[GIVEN INFORMATION — start]

# chkda/pytorch-distributed-tutorials

Hardware: AMD Instinct MI355X
Metric: images/sec (whole node) ResNet-50 bf16 at 1/2/4/8 MI355X (higher is better)
Workload: dtype bf16; 1 GPU; model=resnet50, global_batch=256, image_size=224, parallelism=dp1, impl=native, backend=nccl, wire_dtype=fp32, comm_backend=auto, cudnn_benchmark=False, graph=False, deterministic=False, force_comm=False, plan_world=1

## Files before the change

build_native.py:

```python
#!/usr/bin/env python3
from __future__ import annotations

import argparse
import concurrent.futures as cf
import glob
import os
import shlex
import subprocess
import sys
import sysconfig

ROOT = os.path.dirname(os.path.abspath(__file__))
CSRC = os.path.join(ROOT, "csrc")
PKG = os.path.join(ROOT, "pytorch_distributed_tutorials_amd")
BUILD = os.path.join(ROOT, "build", "native")
ARCH = os.environ.get("PYTORCH_ROCM_ARCH", "gfx950").split(";")[0]
HIPCC = os.environ.get("HIPCC", "/opt/rocm/bin/hipcc")


def _torch_paths():
    import torch
    tdir = os.path.dirname(torch.__file__)
    inc = [os.path.join(tdir, "include"), os.path.join(tdir, "include", "torch", "csrc", "api", "include")]
    return tdir, inc, int(torch._C._GLIBCXX_USE_CXX11_ABI)
# ... 67 lines not shown
    os.makedirs(os.path.dirname(so), exist_ok=True)
    if force or jobs_list or not os.path.exists(so) or os.path.getmtime(so) < max(os.path.getmtime(o) for o in objs):
        tlib = os.path.join(tdir, "lib")
        link = [HIPCC, "-shared", "-fPIC", f"--offload-arch={ARCH}", "-o", so] + objs + [
            "-L", tlib, "-lc10", "-lc10_hip", "-ltorch", "-ltorch_cpu", "-ltorch_hip", "-ltorch_python",
            os.path.join(tlib, "librccl.so"), f"-Wl,-rpath,{tlib}", "-Wl,-rpath,/opt/rocm/lib"]
        if sanitize:
            link += ["-fsanitize=address,undefined", "-shared-libsan"]
        _run(link)
        if verbose:
            print(f"[build_native] linked {os.path.relpath(so, ROOT)}", flush=True)
    return so


def ensure_built(verbose: bool = False) -> str:
    return build(force=False, verbose=verbose)


def main(argv=None) -> int:
    ap = argparse.ArgumentParser(description=__doc__, formatter_class=argparse.RawDescriptionHelpFormatter)
    ap.add_argument("--force", action="store_true")
    ap.add_argument("--jobs", type=int, default=0)
    ap.add_argument("--debug", action="store_true")
    ap.add_argument("--sanitize", action="store_true", help="host ASan+UBSan build into build/asan/")
    a = ap.parse_args(argv)
    so = build(force=a.force, jobs=a.jobs, debug=a.debug, sanitize=a.sanitize)
    print(so)
    return 0


# ... 3 lines not shown
```

csrc/bindings.cpp:

```cpp
#include <ATen/ATen.h>
#include <c10/hip/HIPGuard.h>
#include <c10/hip/HIPCachingAllocator.h>
#include <c10/hip/HIPStream.h>
#include <torch/extension.h>

#include <cstdlib>
#include <optional>
#include <stdexcept>
#include <string>
#include <type_traits>
#include <unordered_map>

#include "comm/rccl_comm.h"
#include "comm/xgmi_comm.h"
#include "ddp/reducer.h"
#include "kernels/kernels.h"

namespace py = pybind11;
using at::Tensor;

namespace {

bool g_sync_check = [] {
  const char* e = std::getenv("PDT_SYNC_CHECK");
// ... 310 lines not shown
  TORCH_CHECK(stats.numel() == 4 * K && gamma.numel() == K && sums.numel() == 2 * K && sums.is_contiguous(),
              "BN operands: [4,K], [K], [2,K]");
  int* dp = nullptr;
  if (done.has_value() && done->defined()) {
    TORCH_CHECK(done->is_cuda() && done->scalar_type() == at::kInt && done->numel() >= C / 64 + 1,
                "done: int32 device counters [C / 64 + 1]");
    dp = done->data_ptr<int>();
  }
  TORCH_CHECK(!zero_sums || dp != nullptr, "zero_sums needs the completion counter");
  c10::hip::HIPGuard g(wt.get_device());
  auto pg = bn_param_sinks(dgamma, dbeta, K);
  pdt::launch_bn_fold_wgrad(t1.data_ptr<float>(), gram.data_ptr<float>(), colsum.data_ptr<float>(),
                            reinterpret_cast<const uint16_t*>(wt.data_ptr()), stats.data_ptr<float>(),
                            gamma.data_ptr<float>(), sums.data_ptr<float>(), (int)count, C, K, out.data_ptr<float>(),
                            pg.first, pg.second, dp, zero_sums, cur_stream(wt), csum_slots);
}

std::tuple<Tensor, Tensor> conv_dgrad_bn_fold(const Tensor& g, const Tensor& z_in, const Tensor& wfold,
                                              const Tensor& bias, const Tensor& y, const std::optional<Tensor>& z,
                                              const Tensor& stats, int64_t mask, const std::optional<Tensor>& acc,
                                              const std::optional<Tensor>& dgamma,
                                              const std::optional<Tensor>& dbeta) {
  check_bf16_nhwc(g, "g");
  check_bf16_nhwc(z_in, "z_in");
  const int K = g.size(3), C = z_in.size(3);
  TORCH_CHECK(z_in.size(0) == g.size(0) && z_in.size(1) == g.size(1) && z_in.size(2) == g.size(2),
              "fold: g and z must share N, H, W");
  TORCH_CHECK(wfold.scalar_type() == at::kBFloat16 && wfold.is_contiguous() && wfold.size(0) == C &&
              wfold.size(1) == K + C, "wfold must be bf16 [C][K + C]");
  TORCH_CHECK(bias.scalar_type() == at::kFloat && bias.numel() == C, "bias: fp32 [C]");
// ... 1143 lines not shown
  m.def("stem_bwd_fused", checked("stem_bwd_fused", &stem_bwd_fused), py::arg("dpool"), py::arg("idx"),
        py::arg("y"), py::arg("stats"), py::arg("gamma"), py::arg("sums"), py::arg("training"), py::arg("xsp"),
        py::arg("w_shape"), py::arg("deterministic") = false, py::arg("out") = py::none());
  m.def("stem_bwd_fused_supported", &pdt::stem_bwd_fused_supported, py::arg("K"), py::arg("R"), py::arg("Sp"),
        py::arg("Ho"), py::arg("Wo"));
  m.def("bn_finalize", checked("bn_finalize", &bn_finalize), py::arg("part"), py::arg("count"), py::arg("rm"),
        py::arg("rv"), py::arg("gamma"), py::arg("beta"), py::arg("momentum"), py::arg("eps"),
        py::arg("grows") = 0);
  m.def("bn_eval_params", checked("bn_eval_params", &bn_eval_params));
  m.def("bn_fold_weights", checked("bn_fold_weights", &bn_fold_weights), py::arg("wt"), py::arg("stats"),
        py::arg("gamma"), py::arg("sums"), py::arg("count"));
  m.def("bn_fold_wgrad", checked("bn_fold_wgrad", &bn_fold_wgrad), py::arg("t1"), py::arg("gram"),
        py::arg("colsum"), py::arg("wt"), py::arg("stats"), py::arg("gamma"), py::arg("sums"), py::arg("count"),
        py::arg("out"), py::arg("dgamma") = py::none(), py::arg("dbeta") = py::none(),
        py::arg("done") = py::none(), py::arg("zero_sums") = false);
  m.def("conv_dgrad_bn_fold", checked("conv_dgrad_bn_fold", &conv_dgrad_bn_fold), py::arg("g"), py::arg("z_in"),
        py::arg("wfold"), py::arg("bias"), py::arg("y"), py::arg("z"), py::arg("stats"), py::arg("mask"),
        py::arg("acc") = py::none(), py::arg("dgamma") = py::none(), py::arg("dbeta") = py::none());
  m.def("conv_fwd_bn", checked("conv_fwd_bn", &conv_fwd_bn), py::arg("x"), py::arg("wk"), py::arg("stride"),
        py::arg("pad"), py::arg("count"), py::arg("rm"), py::arg("rv"), py::arg("gamma"), py::arg("beta"),
        py::arg("momentum"), py::arg("eps"), py::arg("acc") = py::none());
  m.def("bn_act_fwd", checked("bn_act_fwd", &bn_act_fwd), py::arg("y"), py::arg("scale"), py::arg("shift"),
        py::arg("residual"), py::arg("relu"), py::arg("res_scale") = py::none(),
        py::arg("res_shift") = py::none(), py::arg("csum") = py::none());
  m.def("bn_act_fwd_mask", checked("bn_act_fwd_mask", &bn_act_fwd_mask), py::arg("y"), py::arg("scale"),
        py::arg("shift"), py::arg("residual"), py::arg("res_scale") = py::none(),
        py::arg("res_shift") = py::none());
  m.def("bn_act_bwd_reduce", checked("bn_act_bwd_reduce", &bn_act_bwd_reduce), py::arg("dz"), py::arg("z"), py::arg("y"),
        py::arg("stats"), py::arg("mask"), py::arg("dgamma") = py::none(), py::arg("dbeta") = py::none());
  m.def("bn_act_bwd_apply", checked("bn_act_bwd_apply", &bn_act_bwd_apply), py::arg("dz"), py::arg("z"),
// ... 91 lines not shown
  m.def("conv_wgrad_cu_reserve", &pdt::conv_wgrad_cu_reserve);
  m.def("conv_wgrad_plan", [](std::vector<int64_t> x_shape, std::vector<int64_t> w_shape, int stride, int pad,
                              bool deterministic) {
    TORCH_CHECK(x_shape.size() == 4 && w_shape.size() == 4, "x_shape [N,H,W,C], w_shape [K,C,R,S]");
    pdt::ConvShape s{};
    s.N = (int)x_shape[0]; s.H = (int)x_shape[1]; s.W = (int)x_shape[2]; s.C = (int)x_shape[3];
    s.K = (int)w_shape[0]; s.R = (int)w_shape[2]; s.S = (int)w_shape[3];
    s.stride = stride; s.pad = pad;
    s.Ho = (s.H + 2 * pad - s.R) / stride + 1; s.Wo = (s.W + 2 * pad - s.S) / stride + 1;
    int out[4];
    pdt::conv_wgrad_plan(s, deterministic, out);
    py::dict d;
    d["bm"] = out[0]; d["bn"] = out[1]; d["tiles"] = out[2]; d["splits"] = out[3];
    return d;
  }, py::arg("x_shape"), py::arg("w_shape"), py::arg("stride"), py::arg("pad"), py::arg("deterministic") = false);
  m.def("bn_counter_bank", [](uintptr_t stream) {
    return pdt::bn_counter_bank(reinterpret_cast<hipStream_t>(stream));
  }, py::arg("stream"));
  m.def("cu_masked_stream", [](int device, int ncu) {
    c10::hip::HIPGuard guard((c10::DeviceIndex)device);
    int total = 0;
    if (hipDeviceGetAttribute(&total, hipDeviceAttributeMultiprocessorCount, device) != hipSuccess || total <= 0)
      throw std::runtime_error("cu_masked_stream: cannot query the CU count");
    ncu = std::max(1, std::min(ncu, total));
    std::vector<uint32_t> mask((total + 31) / 32, 0u);
    for (int i = 0; i < ncu; ++i) {
      const int cu = (int)((int64_t)i * total / ncu);
      mask[cu / 32] |= 1u << (cu % 32);
    }
    hipStream_t s = nullptr;
// ... 114 lines not shown
```

csrc/kernels/bn_act.hip:

```cpp
#include "common.h"
#include "fp8_util.h"
#include "igemm_common.h"
#include "kernels.h"
#include "pool_quad.h"

#include <algorithm>
#include <cstdlib>
#include <mutex>
#include <numeric>
#include <stdexcept>
#include <unordered_map>

namespace pdt {

__device__ __forceinline__ void load8(const float* p, float (&v)[8]) {
  float4 a = *reinterpret_cast<const float4*>(p);
  float4 b = *reinterpret_cast<const float4*>(p + 4);
  v[0] = a.x; v[1] = a.y; v[2] = a.z; v[3] = a.w; v[4] = b.x; v[5] = b.y; v[6] = b.z; v[7] = b.w;
}

#ifndef PDT_FIN_CH
#define PDT_FIN_CH 32
#endif
constexpr int FIN_CH = PDT_FIN_CH;
// ... 216 lines not shown
    a = -k1 * k2;
    b = -k1 * (sums[k] * invM - mu * k2);
  }
};

constexpr int kFoldMaxK = 2048;
constexpr int kCsumSlots = 128, kCsumBlocks = 4096;
typedef __bf16 fold_v8bf __attribute__((ext_vector_type(8)));

__global__ void __launch_bounds__(256) bn_fold_coef_kernel(FoldCoef cf, float* __restrict__ coef) {
  __builtin_amdgcn_s_setprio(3);
  const int k = blockIdx.x * 256 + threadIdx.x;
  if (k < cf.K) cf.ab(k, coef[k], coef[cf.K + k]);
}

__global__ void __launch_bounds__(256) bn_fold_weights_kernel(const uint16_t* __restrict__ wt, FoldCoef cf,
                                                              const float* __restrict__ coef, int C, int nG,
                                                              uint16_t* __restrict__ wfold,
                                                              float* __restrict__ bias,
                                                              float* __restrict__ part) {
  __builtin_amdgcn_s_setprio(3);
  const int K = cf.K, t = threadIdx.x;
  const int KC = K + C;
  const int bid = blockIdx.x;
  if (bid >= nG) {
    const int64_t e = ((int64_t)(bid - nG) * 256 + t) * 8;
    if (e >= (int64_t)C * K) return;
    const int c = (int)(e / K), k = (int)(e - (int64_t)c * K);
    f8 v = unpack8(*reinterpret_cast<const uint4*>(wt + e));
    float g8[8], i8[8];
// ... 24 lines not shown
    xa[q] = *reinterpret_cast<const uint4*>(pa + q * 16);
    xb[q] = *reinterpret_cast<const uint4*>(pb + q * 16);
  }
  for (int k0 = 0; k0 < kq; k0 += 16 * B4) {
    const bool more = k0 + 16 * B4 < kq;
    if (more) {
#pragma unroll
      for (int q = 0; q < B4; ++q) {
        ya[q] = *reinterpret_cast<const uint4*>(pa + k0 + 16 * B4 + q * 16);
        yb[q] = *reinterpret_cast<const uint4*>(pb + k0 + 16 * B4 + q * 16);
      }
    }
#pragma unroll
    for (int q = 0; q < B4; ++q) {
      const int kb = k0 + q * 16;
      float a8[8];
      load8(ca_ + kb, a8);
      f8 fa = unpack8(xa[q]);
      if (with_bias) {
        float b8[8];
        load8(cb_ + kb, b8);
#pragma unroll
        for (int e = 0; e < 8; ++e) bacc = fmaf(fa.v[e], b8[e], bacc);
      }
#pragma unroll
      for (int e = 0; e < 8; ++e) fa.v[e] *= a8[e];
      const uint4 qa = pack8(fa);
      acc = __builtin_amdgcn_mfma_f32_32x32x16_bf16(__builtin_bit_cast(fold_v8bf, qa),
                                                    __builtin_bit_cast(fold_v8bf, xb[q]), acc, 0, 0, 0);
    }
    if (more) {
#pragma unroll
      for (int q = 0; q < B4; ++q) { xa[q] = ya[q]; xb[q] = yb[q]; }
    }
  }
  float* pw = part + (size_t)bid * (3 * 17 * 64);
// ... 130 lines not shown
}

void launch_bn_fold_wgrad(float* t1, float* gram, const float* colsum, const uint16_t* wt,
                          const float* stats, const float* gamma, const float* sums, int M, int C, int K,
                          float* out, float* dgamma, float* dbeta, int* done, bool zero_sums, hipStream_t st,
                          int csum_slots) {
  if (C % kFoldTile != 0 || K % kFoldTile != 0)
    throw std::runtime_error("bn_fold_wgrad: needs C % 64 == 0, K % 64 == 0");
  if (csum_slots != 1 && (csum_slots != kCsumSlots || done == nullptr))
    throw std::runtime_error("bn_fold_wgrad: column sums come as 1 vector, or bn_act_fwd's slots in consume mode");
  FoldCoef cf{stats, gamma, sums, K, 1.f / (float)M};
  hipLaunchKernelGGL(bn_fold_wgrad_kernel, dim3((K / kFoldTile) * (C / kFoldTile)), dim3(256), 0, st, t1, gram,
                     colsum, wt, cf, C, out, dgamma, dbeta, done, zero_sums ? 1 : 0, csum_slots);
}
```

[GIVEN INFORMATION — finish]

TASK INSTRUCTIONS:
Scan the entries above for the word "dirname", then copy every line in which it occurs.

ANSWER:
ROOT = os.path.dirname(os.path.abspath(__file__))
    tdir = os.path.dirname(torch.__file__)
    os.makedirs(os.path.dirname(so), exist_ok=True)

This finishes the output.